I have never ridden on 9W in NJ but I have been told it's a nice ride. How is the road and the traffic situation ????


----------



## trener1 (Jan 22, 2004)

It ebbs and flows, some parts have a really nice shoulder and at some parts the shoulder gets really narrow, but as long as you keep your head up you should be fine.


----------



## BeepBeepZipTang (Oct 8, 2009)

Its a good ride to NY and Back to NJ. You can catch some nice riders to chat and pull.
Careful of the police . They are strict with traffic lights.


----------



## Madone 2012 (Apr 14, 2012)

It's a great ride around the Palisades and to the GW Bridge. Some nice backroads in the area where you can avoid most traffic and lot of traffic lights.


----------



## jnotv (Jan 13, 2008)

*Is it a viable option during the week after work?*

I work in the Bronx and 9W would be a great after work ride for me?


----------



## gpcyclist25 (Mar 22, 2011)

It's a hugely popular ride with all Manhattan cyclists - its a launch point to Piermont, Nyack, Haverstraw, Bear Mtn, etc.


----------



## stoked (Aug 6, 2004)

Heading up to Bear Mtn via henry hudson park( aka river rd), 9w, 7 Lakes Saturday morning.
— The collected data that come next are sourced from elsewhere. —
## Exploit triangular inverse-diagonal block in panel product to skip zero MFMA work

Adds a specialized panel product for the HEAD path that stages the whole tile in LDS and multiplies by the triangular inverse diagonal block, issuing MFMAs only over the nonzero triangle. Each wave is given a balanced pair of output column strips (one near the diagonal, one far from it), and the store offsets are remapped to match. The schedule model's panel cost is lowered to reflect the reduced work. This roughly halves the panel GEMM FLOPs, at the cost of more register pressure from the preloaded B fragments and a remapped output layout that could be wrong if the triangle assumption does not hold.

```diff
diff --git a/interiorpointmethod_amd/csrc/ff_schedule.h b/interiorpointmethod_amd/csrc/ff_schedule.h
--- a/interiorpointmethod_amd/csrc/ff_schedule.h
+++ b/interiorpointmethod_amd/csrc/ff_schedule.h
@@ -59,7 +59,7 @@
     double f_over = 6.1, f_stage = 4.02;
     double f_stage_half = 2.1;
     double t_over = 7.0, t_col = 15.9;
-    double t_rmw = 1.0, t_panel = 18.3;
+    double t_rmw = 1.0, t_panel = 12.3;
     double t_base = 2.3;
     double d_item = 130.0;
     double gap = 0.8, handoff = 1.0;
diff --git a/interiorpointmethod_amd/csrc/form_factor.h b/interiorpointmethod_amd/csrc/form_factor.h
--- a/interiorpointmethod_amd/csrc/form_factor.h
+++ b/interiorpointmethod_amd/csrc/form_factor.h
@@ -118,6 +118,74 @@
         if (s + 1 < ns) store_stage(s + 1, buf ^ 1);
         __syncthreads();
     }
+}
+
+constexpr int FF_TLD = 128 + 2;
+static_assert(128 * FF_TLD <= FF_LDS_DOUBLES, "panel product: the whole tile in LDS");
+
+__device__ __forceinline__ void ff_panel_tri(const double* __restrict__ Qg, double* lds, f64x4 (&acc)[4][2], const f64x4 (&src)[4][2]) {
+    int tid = threadIdx.x;
+    asm volatile("" : "+v"(tid));
+    const int lane = tid & 63;
+    const int wave = __builtin_amdgcn_readfirstlane(tid >> 6);
+    const int wm = wave >> 2, wn = wave & 3;
+    const int fr = lane & 15, fk = lane >> 4;
+    const double* q0 = Qg + (wn * 16 + fr) * 128 + fk;
+    const double* q1 = Qg + ((7 - wn) * 16 + fr) * 128 + fk;
+    double b0[16], b1[32];
+    auto load_b0 = [&](int g) {
+#pragma unroll
+        for (int t = 4 * g; t < 4 * g + 4; ++t) b0[t & 15] = q0[4 * t];
+    };
+    auto load_b1 = [&](int g) {
+#pragma unroll
+        for (int t = 4 * g; t < 4 * g + 4; ++t) b1[t] = q1[4 * t];
+    };
+    auto load_b = [&](int g) {
+        if (g < 8 - wn) load_b1(g);
+        if (g < 4 && g <= wn) load_b0(g);
+    };
+    load_b(0);
+    load_b(1);
+#pragma unroll
+    for (int i = 0; i < 4; ++i)
+#pragma unroll
+        for (int j = 0; j < 2; ++j)
+#pragma unroll
+            for (int q = 0; q < 4; ++q) lds[(wm * 64 + i * 16 + fk + 4 * q) * FF_TLD + wn * 32 + j * 16 + fr] = src[i][j][q];
+    __syncthreads();
+#pragma unroll
+    for (int i = 0; i < 4; ++i)
+#pragma unroll
+        for (int j = 0; j < 2; ++j) acc[i][j] = (f64x4){0.0, 0.0, 0.0, 0.0};
+    const double* pa = lds + (wm * 64 + fr) * FF_TLD + fk;
+#pragma unroll
+    for (int g = 0; g < 8; ++g) {
+        if (g + 2 < 8) load_b(g + 2);
+        if (g < 4 && g <= wn) {
+#pragma unroll
+            for (int t = 4 * g; t < 4 * g + 4; ++t) {
+                double a[4];
+#pragma unroll
+                for (int i = 0; i < 4; ++i) a[i] = pa[i * 16 * FF_TLD + 4 * t];
+#pragma unroll
+                for (int i = 0; i < 4; ++i) {
+                    acc[i][0] = __builtin_amdgcn_mfma_f64_16x16x4f64(a[i], b0[t & 15], acc[i][0], 0, 0, 0);
+                    acc[i][1] = __builtin_amdgcn_mfma_f64_16x16x4f64(a[i], b1[t], acc[i][1], 0, 0, 0);
+                }
+            }
+        } else if (g < 8 - wn) {
+#pragma unroll
+            for (int t = 4 * g; t < 4 * g + 4; ++t) {
+                double a[4];
+#pragma unroll
+                for (int i = 0; i < 4; ++i) a[i] = pa[i * 16 * FF_TLD + 4 * t];
+#pragma unroll
+                for (int i = 0; i < 4; ++i) acc[i][1] = __builtin_amdgcn_mfma_f64_16x16x4f64(a[i], b1[t], acc[i][1], 0, 0, 0);
+            }
+        }
+    }
+    __syncthreads();
 }
 
 template <bool SCALE, bool HEAD>
@@ -648,6 +716,7 @@
                     }
         }
         FF_PROF(FFP_TBASE);
+        int cj0 = 0, cj1 = 16;
         if (flags & FF_PANEL) {
             if (tid == 0) {
                 ff_wait_ge(g.potrfdone + tc, 1u, g.timeout, g.dbg, n, HK_POTRFDONE, g.dbg_words);
@@ -655,11 +724,17 @@
             }
             __syncthreads();
             FF_PROF(FFP_PWAIT);
-#pragma unroll
-            for (int i = 0; i < 4; ++i)
-#pragma unroll
-                for (int j = 0; j < 2; ++j) acc[i][j] = (f64x4){0.0, 0.0, 0.0, 0.0};
-            ff_gemm<false, true>(nullptr, 0, g.invD + (int64_t)tc * 128 * 128, 128, nullptr, 128 / FF_BK, lds, acc, val);
+            if constexpr (HEAD) {
+                ff_panel_tri(g.invD + (int64_t)tc * 128 * 128, lds, acc, val);
+                cj0 = -16 * wn;
+                cj1 = 16 * (7 - 3 * wn);
+            } else {
+#pragma unroll
+                for (int i = 0; i < 4; ++i)
+#pragma unroll
+                    for (int j = 0; j < 2; ++j) acc[i][j] = (f64x4){0.0, 0.0, 0.0, 0.0};
+                ff_gemm<false, true>(nullptr, 0, g.invD + (int64_t)tc * 128 * 128, 128, nullptr, 128 / FF_BK, lds, acc, val);
+            }
 #pragma unroll
             for (int i = 0; i < 4; ++i)
 #pragma unroll
@@ -671,7 +746,7 @@
 #pragma unroll
             for (int j = 0; j < 2; ++j)
 #pragma unroll
-                for (int q = 0; q < 4; ++q) bt[(int64_t)(i * 16 + 4 * q) * g.ldb + j * 16] = val[i][j][q];
+                for (int q = 0; q < 4; ++q) bt[(int64_t)(i * 16 + 4 * q) * g.ldb + (HEAD ? (j ? cj1 : cj0) : j * 16)] = val[i][j][q];
         handoff_publish_begin();
         if (tid == 0) {
             __hip_atomic_store(g.tprog + tile, (unsigned)seq, __ATOMIC_RELAXED, __HIP_MEMORY_SCOPE_AGENT);
```

Result: no change. 279.1 iterations/s (-0.1%).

It will be 95 miles from GWB and 9000ft climbing. Anyone wants to join PM me.


----------



## eugenetsang (Jun 9, 2011)

Jnotv,

I recommend you riding on the weekends when motor traffic is light. Not sure if you want to ride at night when there is no light. Unless you can get out on the road early enough and get back before night fall. 

It can get hairy out there


----------



## gpcyclist25 (Mar 22, 2011)

The other alternative, which the NYCC often does, is to do the ride one-way and take Metro-North back into town. This way you can go all the way through Bear Mtn and cross over to Cold Spring to take the train back down.


----------



## Banks246 (Jul 3, 2011)

Do you need a permit to take your bike on Metro-North?


----------



## NYC_CAAD (May 4, 2011)

A bit more info for you!

*Bergen County's 9W is a world-class cycling destination*

Bergen County's 9W is a world-class cycling destination - NorthJersey.com



greg12666 said:


> I have never ridden on 9W in NJ but I have been told it's a nice ride. How is the road and the traffic situation ????


----------



## gpcyclist25 (Mar 22, 2011)

I rode it today - it was absolutely overrun with cyclists. To answer the above, the traffic is generally fine; the only issue is within Piermont and Nyack (off 9W), where the road narrows a bit and you can definitely be holding up car traffic.

As for Metro-North, I believe you do need a pass - the NYCC apparently manages to make arrangements with Metro-North in advance so that they open up special cars for them. I imagine this isn't a problem because on weekends they're often dragging extra cars back into the city, especially in the afternoons.


----------